I think I may bulk again as im not happy with the stagnation ive suffered since eating pretty clean.


----------



## guinness (Jul 14, 2008)

Pscarb said:


> this depends on the individuals metabolism normally i would say 3 x 30min per week but for you seeing as you seem to have a fast metabolism i would not do any until your gaining stops then start it


interesting comment. why start when gaining stops? to counter the additional cals and controll bodyfat or something else?

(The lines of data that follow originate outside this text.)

// ... 2 lines not shown
    torch::Tensor mean, torch::Tensor rstd, torch::Tensor xd,
    torch::Tensor weight_d, torch::Tensor mean_d, torch::Tensor rstd_d) {
  DLA_CHECK_CUDA(x);
  TORCH_CHECK(dla::is_nhwc_rows(x), "bn_add_relu_dual_bwd: x must be channels_last");
  dla::join_check(x, out, "out");
  dla::join_check(x, xd, "xd");
  if (!dla::is_nhwc_rows(dy)) dy = dy.contiguous(at::MemoryFormat::ChannelsLast);
  dla::join_check(x, dy, "dy");
  dla::join_vec(x);
  const int C = (int)x.size(1);
  const int64_t rows = x.numel() / C;
  TORCH_CHECK(mean.numel() == C && rstd.numel() == C && weight.numel() == C &&
                  mean_d.numel() == C && rstd_d.numel() == C &&
                  weight_d.numel() == C,
              "bn_add_relu_dual_bwd: per-channel tensors must have C elements");
  auto sums = torch::zeros({3 * C}, x.options().dtype(torch::kFloat));
  auto g = torch::empty_like(x);
  auto dx = torch::empty_like(x);
  auto dxd = torch::empty_like(x);
  auto w32 = weight.to(torch::kFloat).contiguous();
  auto wd32 = weight_d.to(torch::kFloat).contiguous();
  DLA_DISPATCH_FLOAT_TYPES(x.scalar_type(), "bn_add_relu_dual_bwd", [&] {
    constexpr int V = 16 / (int)sizeof(dev_t);
    const int lanes = C / V;
    const int64_t used_s = dla::nhwc_used_threads(lanes, rows, 262144);
    hipLaunchKernelGGL((dla::bn_join_bwd_stats_nhwc_kernel<dev_t, V, true>),
                       dim3((int)((used_s + 255) / 256)), dim3(256),
                       3 * C * sizeof(float), dla::stream(),
                       (const dev_t*)dy.data_ptr(), (const dev_t*)out.data_ptr(),
                       (const dev_t*)x.data_ptr(), mean.data_ptr<float>(),
                       rstd.data_ptr<float>(), (const dev_t*)xd.data_ptr(),
                       mean_d.data_ptr<float>(), rstd_d.data_ptr<float>(),
                       (dev_t*)g.data_ptr(), sums.data_ptr<float>(), C, rows,
                       used_s);
    const int64_t used = dla::nhwc_used_threads(lanes, rows, 524288);
    hipLaunchKernelGGL((dla::bn_join_bwd_dx_dual_nhwc_kernel<dev_t, V>),
                       dim3((int)((used + 255) / 256)), dim3(256), 0,
                       dla::stream(), (const dev_t*)g.data_ptr(),
                       (const dev_t*)x.data_ptr(), (const dev_t*)xd.data_ptr(),
                       mean.data_ptr<float>(), rstd.data_ptr<float>(),
                       w32.data_ptr<float>(), mean_d.data_ptr<float>(),
                       rstd_d.data_ptr<float>(), wd32.data_ptr<float>(),
                       sums.data_ptr<float>(), (dev_t*)dx.data_ptr(),
                       (dev_t*)dxd.data_ptr(), C, rows, used,
                       1.f / (float)rows);
  });
  HIP_CHECK_ERR();
  auto dbias = dla::bn_param_grad(sums, 0, C, weight);
  return {dx, dxd, dla::bn_param_grad(sums, C, C, weight), dbias,
// ... 81 lines not shown
    for (int ow = w >> 1; ow <= ow_hi; ++ow) {
      const int want = kh * 3 + (w - 2 * ow + 1);
      const int64_t o = (((int64_t)n * OH + oh) * OW + ow) * C + c0;
      Vec<uint8_t, V> sv = vload<uint8_t, V>(slots + o);
      Vec<dev_t, V> dv = vload<dev_t, V>(dpool + o);
#pragma unroll
      for (int j = 0; j < V; ++j)
        if ((int)sv.v[j] == want) g[j] += to_f32(dv.v[j]);
    }
  }
#pragma unroll
  for (int j = 0; j < V; ++j)
    if (!(bn_pre(to_f32(xv.v[j]), sc[j], sh[j]) > 0.f)) g[j] = 0.f;
}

I would have said take a easy for a couple of weeks, do no cardio, and then train heavy minus cardio. Then when looking to lose some fat introduce it.


----------



## MaKaVeLi (Aug 12, 2008)

Im strict Mon-Fri but at the weekends I eat anything in sight!


----------



## toxo (Mar 11, 2008)

i think it depends on your goals, if you want to put on as much muscle as fast as possible which has been my goal upto now then i just ate as much food as i could regardles of if it was clean or not making sure i got a boat load of protien. but now that i am at i size im happy with i have been going more along the lines that most of the lads in this thread have and eat clean'ish during the week and eat what i like on the weekend.


----------



## hilly (Jan 19, 2008)

i used to eat everything but ive been dieting for 12 weeks now annd im still not happy with my bf to start bulking again. i will be eating reasonably strict from now on to hopefully never go higher than 12% a a maximum.


----------



## 3752 (Jan 7, 2005)

guinness said:


> interesting comment. why start when gaining stops? to counter the additional cals and controll bodyfat or something else?
> 
> I would have said take a easy for a couple of weeks, do no cardio, and then train heavy minus cardio. Then when looking to lose some fat introduce it.


Just as it does when losing weight the metabolism can stall when gaining weightt adding cardio can boost the metabolism, i have found it to be a very good addition whilst bulking


----------



## Guest (Sep 19, 2008)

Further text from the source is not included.